To solve these issues, here are some potential solutions:
- Introduce multiple attention sink or dynamic attention sink. For example, LongDiff references from a small set of detected key frames.
- Instead of performing offline probing, we estimate the sensitivity of each layer in real time during the denoising process.
- Semantic drift is largely reflected in text-vision cross-attention. Semantic-level OOD can be refined by monitoring text-vision cross-attention distribution.
Multi-Event Generation {#sec-limit-multi-event}
Multi-event long video generation suffers from two main challenges. 1) Temporal prompt following: Models may produce blended or collapsed scenes that break the intended narrative; 2) Transition: Transitions between events may seem abrupt or disjointed.
For previous multi-event generation works mentioned above, there exist issues below:
- Temporal arrangement: Current methods either use equal-weight distribution (DiTCtrl) or require users to manually specify weights (SwitchCraft), neither of which is sufficiently intelligent.
- Transition: DiTCtrl uses latent blending, which is basically a linear interpolation of two video clips in the latent space, leading to unnatural transition. SwitchCraft focuses on short video clips, which does not have an explicit transition mechanism.
For these two types of limitation, here are possible solutions:
- Temporal arrangement: Using large language models or video understanding models, automatically estimate reasonable time proportions based on the semantic complexity of each event.

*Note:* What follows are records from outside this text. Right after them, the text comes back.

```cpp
class AlgorithmImpl : public SolverTables {
  public:
    Cipher cipher; EngineConfig cfg;
    size_t domain_n = 0; int L = 0;
    std::mutex pool_mu; std::condition_variable pool_cv; std::vector<uint8_t> lane_busy;
    size_t acquire_lane(int want = -1, size_t n = 0) {
        std::unique_lock<std::mutex> l(pool_mu);
        size_t got = 0;
        pool_cv.wait(l, [&] {
            bool found = false;
            for (size_t i = 0; i < lane_busy.size(); i++) {
                if (lane_busy[i] || (want >= 0 && (size_t)want != i) || lanes[i]->cap < n) continue;
                if (!found || lanes[i]->cap < lanes[got]->cap) { got = i; found = true; }
            }
            return found;
        });
        lane_busy[got] = 1;
        return got;
    }
    std::atomic<int> calls_in_flight{0};
    int cu_count = 256;
    std::atomic<uint32_t> few_skip{0}; std::atomic<uint32_t> few_penalty{16};
    std::mutex stat_mu; KernelStat last_stat;
    std::mutex check_mu; std::shared_ptr<ProveCheckCtx> check;
    std::shared_ptr<ProveCheckCtx> check_now() { std::lock_guard<std::mutex> l(check_mu); return check; }
    std::atomic<uint64_t>* corrupt = nullptr;
    void release_lane(size_t i) { { std::lock_guard<std::mutex> l(pool_mu); lane_busy[i] = 0; } pool_cv.notify_all(); }
    hipStream_t stream = nullptr;
    size_t table_bytes = 0;
    std::vector<uint8_t> row_class;

    std::vector<uint8_t> row_class_a, row_class_b;
    void init_small(const SolverProgram& sp);
    std::atomic<uint64_t> small_fallbacks{0};
    DevBuf<int32_t> tw_fwd, tw_inv, tw_inv_plain, qr; DevBuf<fe> scale_mid, scale_mid_plain, scale_out, dom;
    MsmSet<G1Aff> mA, mB1, mK, mZ, mZfew, mPed, mPedSigma; MsmSet<G2Aff> mB2;
    bool quotient_eval = false; MsmSet<G1Aff> mC; std::vector<uint8_t> row_class_c;
    bool fuse_z_digits = false;
    std::string fold_why = "GSC_QUOTIENT_FOLD=0";
    size_t quot_live = 0;
    bool fold_quotient_bases(const DevBuf<G1Aff>& d_U, const std::vector<uint8_t>& stU, const DevBuf<G1Aff>& d_V, const std::vector<uint8_t>& stV, const std::vector<uint32_t>& rowsZ,
                             DevBuf<G1Aff>& d_U2, std::vector<uint8_t>& stU2, DevBuf<G1Aff>& d_V2, std::vector<uint8_t>& stV2);
    struct Lane {
        hipStream_t stream = nullptr, side = nullptr, side2 = nullptr;
        hipEvent_t ev_ab = nullptr, ev_fs = nullptr, ev_b2 = nullptr, ev_s2 = nullptr;
        hipEvent_t ev_ws = nullptr;
        hipEvent_t ev_wa = nullptr, ev_wa_done = nullptr;
        hipEvent_t ev_few = nullptr;
        hipEvent_t ev[7] = {};
        float stage_ms[4] = {0, 0, 0, 0}; float msm_z_kernel_ms = 0; size_t last_batch = 0;
        PinnedBuf<uint8_t> h_in, h_rs, h_mask, h_out, h_flags, h_cpts; PinnedBuf<uint32_t> h_status; PinnedBuf<GlvSplit> h_glv; PinnedBuf<unsigned long long> h_words;
        uint32_t* h_fsync() const { return reinterpret_cast<uint32_t*>(h_words.p); }
        uint32_t& h_wsflag() const { return *reinterpret_cast<uint32_t*>(h_words.p + 1); }
        unsigned long long* h_clk() const { return h_words.p + 2; }
        KernelStat stat;
        DevBuf<unsigned long long> d_clk;
        size_t n_real = 0;
        size_t cap = 0;
        DevBuf<uint8_t> d_inputs, d_rs, d_out, d_flags, d_mask_in, d_cpts; DevBuf<uint32_t> d_status, d_fsync; DevBuf<GlvSplit> d_glv;
        DevBuf<fe> d_mask, d_commit; DevBuf<G1Xyzz> d_sumD, d_sumPok;
        DevBuf<fe> d_W, d_A, d_B, d_C;
        bool small_active = false;
        DevBuf<int8_t> d_W8, d_A8, d_B8, d_C8; DevBuf<uint32_t> d_wsflag;
        DevBuf<G1Xyzz> d_part1a, d_part1b, d_sumA, d_sumB1, d_sumK, d_sumZ, d_sumC, d_tmp; DevBuf<G2Xyzz> d_part2a, d_part2b, d_sumB2;
        DevBuf<uint4> d_digits_s2; DevBuf<uint8_t> d_gok_s2;
        DevBuf<uint4> d_digits_s; DevBuf<uint8_t> d_gok_s; DevBuf<G1Xyzz> d_part1c, d_part1d;
        DevBuf<uint4> d_digits;
        DevBuf<uint4> d_digits_w;
        static constexpr int NSETS = 8;
        DevBuf<G1Xyzz> d_sj1[NSETS], d_flat1[NSETS]; DevBuf<G2Xyzz> d_sj2, d_flat2;
        MsmHornerJobs pending1{}, pending2{};
        DevBuf<uint8_t> d_gok;
        struct Region { int region; uint8_t* p; size_t bytes; };
        std::vector<Region> regions; size_t allocated = 0;
        template <class T> void reg(int region, DevBuf<T>& b) { if (b.p) regions.push_back(Region{region, reinterpret_cast<uint8_t*>(b.p), b.bytes()}); }
        struct ScratchNeed { size_t part1a = 0, part1b = 0, part2a = 0, part2b = 0, digits = 0, digits_w = 0, gok = 0, sj1[8] = {0, 0, 0, 0, 0, 0, 0, 0}, sj2 = 0; };
        std::vector<ScratchNeed> need_at;
        bool wipe_a_pending = false;
        ~Lane() { if (ev_few) { for (int d = 0; d < 64; d++) { FewSolverChain& c = few_solver_chain(d); std::lock_guard<std::mutex> lk(c.m); if (c.last == ev_few) c.last = nullptr; } (void)hipEventDestroy(ev_few); }
                  for (auto& e : ev) if (e) (void)hipEventDestroy(e); if (ev_ws) (void)hipEventDestroy(ev_ws); if (ev_wa) (void)hipEventDestroy(ev_wa); if (ev_wa_done) (void)hipEventDestroy(ev_wa_done); if (ev_ab) (void)hipEventDestroy(ev_ab); if (ev_fs) (void)hipEventDestroy(ev_fs); if (ev_b2) (void)hipEventDestroy(ev_b2); if (ev_s2) (void)hipEventDestroy(ev_s2); if (side2) stream_give(device, kind[2], 3 * index + 2, side2); if (side) stream_give(device, kind[1], 3 * index + 1, side); if (stream) stream_give(device, kind[0], 3 * index, stream); }
        int device = 0, index = 0, kind[3] = {STREAM_PLAIN, STREAM_PLAIN, STREAM_PLAIN};
    };
    std::vector<std::unique_ptr<Lane>> lanes;
    size_t cap = 0;
    size_t full_lanes = 0;
    static constexpr size_t SMALL_LANE_CAP = 1024;

    AlgorithmImpl(Cipher c, const uint8_t* pk, size_t pk_len, const uint8_t* r1cs, size_t r1cs_len, const EngineConfig& cf);
    ~AlgorithmImpl() { prover_bytes_on(cfg.device) -= accounted; lanes.clear(); if (stream) stream_give(cfg.device, STREAM_PLAIN, STREAM_ROLE_INIT, stream); }
    size_t held_bytes() const { size_t b = table_bytes; for (auto& ln : lanes) b += ln->allocated; return b; }
    size_t accounted = 0;

    std::unique_ptr<SolverProgram> init_program(const R1csFile& cs);

    static void pack_inputs(const ProofRequest* reqs, size_t n, size_t B, uint8_t* h_in, uint8_t* h_rs);

    void calibrate();

    std::vector<uint8_t> decompress_g1(const KeyPoints& pts, G1Aff* out) { return decode_g1_points(pts, out, stream); }
    std::vector<uint8_t> decompress_g2(const KeyPoints& pts, G2Aff* out) { return decode_g2_points(pts, out, stream); }

    static constexpr size_t EXPAND_MAX = 64;
    static constexpr int EXPAND_C = 15, NARROW_MAX_BITS = 14;

    template <class AffT, class XyzzT, class Decomp>
    void build_set(MsmSet<AffT>& set, const KeyPoints& raw, size_t point_bytes, const std::vector<uint32_t>& rows, int c, const char* what, Decomp decomp, bool uniform, int expand_cv = 0,
                   const std::vector<uint8_t>* classes = nullptr, uint32_t zero_row = 0xFFFFFFFFu, bool latency_layout = true);
    void init_key(const R1csFile& cs, const PkFile& key);

    void alloc_lane(Lane& ln, size_t B);

    RouteFacts route_facts() const { return RouteFacts{small.ok, has_commitment, quotient_eval, fuse_z_digits, mZfew.nflat != 0, mA.latency_flat(), mB1.latency_flat(), mB2.latency_flat()}; }
    struct Chunk {
        const ProofRequest* reqs; size_t n, B; DebugVectors* dbg; ChunkRoute rt;
        std::chrono::steady_clock::time_point t_start, t_enqueued, t_done;
        std::shared_ptr<ProveCheckCtx> check = nullptr;
        uint64_t corrupt = 0;
        std::vector<uint8_t> verdict = {};
        bool check_fell_back = false;
    };
    MsmLaunchOpts msm_opts;
    MsmCtx with_plane(MsmCtx c, const Lane& ln, const fe* scalars) const {
        if (!ln.small_active) return c;
        if (scalars == ln.d_W.p) { c.plane = ln.d_W8.p; c.plane_rows = n_wires; c.plane_stride = small.rows_per_group; }
        else if (scalars == ln.d_C.p) { c.plane = ln.d_C8.p; c.plane_rows = n_constraints; c.plane_stride = n_constraints; }
        return c;
    }
    int set_index(const MsmSet<G1Aff>& set) const { const MsmSet<G1Aff>* all[Lane::NSETS] = {&mA, &mB1, &mK, &mZ, &mPed, &mPedSigma, &mZfew, &mC}; for (int k = 0; k < Lane::NSETS; k++) if (all[k] == &set) return k; return 0; }
    void run_msm_g1(Lane& ln, const Chunk& ck, const MsmSet<G1Aff>& set, const fe* scalars, int mont, G1Xyzz* sum, bool timed = false, bool side = false, bool digits_ready = false);
    void run_msm_g2(Lane& ln, const Chunk& ck, const MsmSet<G2Aff>& set, const fe* scalars, int mont, G2Xyzz* sum, bool side = false);
    template <class AffT> void flush_horner(MsmHornerJobs& pending, size_t B, hipStream_t s) { launch_msm_horner<AffT>(pending, B, s); pending.n = 0; }

    void fetch_column(Lane& ln, const fe* mat, size_t rows, size_t B, size_t col, std::vector<uint8_t>& out);
    void wipe_secrets(Lane& ln, size_t B, bool small_call);
    WipePlan plan_wipe(const Lane& ln, const Chunk& ck) const;
    void run_wipe(Lane& ln, const std::vector<WipeItem>& items, hipStream_t s, unsigned max_blocks);
    void wipe_phase_a(Lane& ln, const Chunk& ck);
    void wipe_phase_b(Lane& ln, const Chunk& ck);
    void wipe_whole(Lane& ln, hipStream_t s);
    void fail_after(int stage) const { if (cfg.fail_after_stage == stage) throw std::runtime_error("GSC_FAIL_AFTER_STAGE=" + std::to_string(stage) + ": test failure injected"); }
    size_t secret_residue();
    size_t secret_scan(size_t lane_base, std::string& report, size_t& registered, size_t& allocated);

    void prove_chunk(Lane& ln, const ProofRequest* reqs, size_t n, ProofResult* results, DebugVectors* dbg, bool allow_few_solver = true, bool allow_small = true);
    std::unique_ptr<ProveCheckPass> check_enqueue(Lane& ln, const Chunk& ck);
    void stage_upload(Lane& ln, const Chunk& ck);
    void stage_witness(Lane& ln, const Chunk& ck);
    void stage_early_sums(Lane& ln, const Chunk& ck);
    void stage_quotient(Lane& ln, const Chunk& ck);
    void stage_msms(Lane& ln, const Chunk& ck);
    void stage_assembly(Lane& ln, Chunk& ck);
    void stage_stat(Lane& ln, const Chunk& ck);
    void run_levels(Lane& ln, const Chunk& ck, SolverArgs& sa, uint32_t from, uint32_t to);
    void solve_small(Lane& ln, const Chunk& ck);
    void dump_solver_trace(Lane& ln, const unsigned long long* d_trace);
    void trace_chunk(Lane& ln, const Chunk& ck);

    void serialize(const uint8_t* o, uint8_t flags, uint32_t status, const uint8_t* commitment_xy, const uint8_t* pok_xy, ProofResult& res, bool released = true) const;
};

}
// ... 1 lines not shown
```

Alternatively, calibration can be performed by referencing the average duration of similar actions in real video data.
- Transition: Introducing a consistency loss based on optical flow or motion trajectories to learn explicit constraints for the continuity of motion trajectories.
Conclusion {#sec-conclusion}
This report presents a concise review of training-free long video generation from four key aspects: consistency, efficiency, multi-event generation, and editing. Commonly used base models and evaluation benchmarks are also summarized. Finally, limitations of existing methods are discussed, along with potential directions for future work.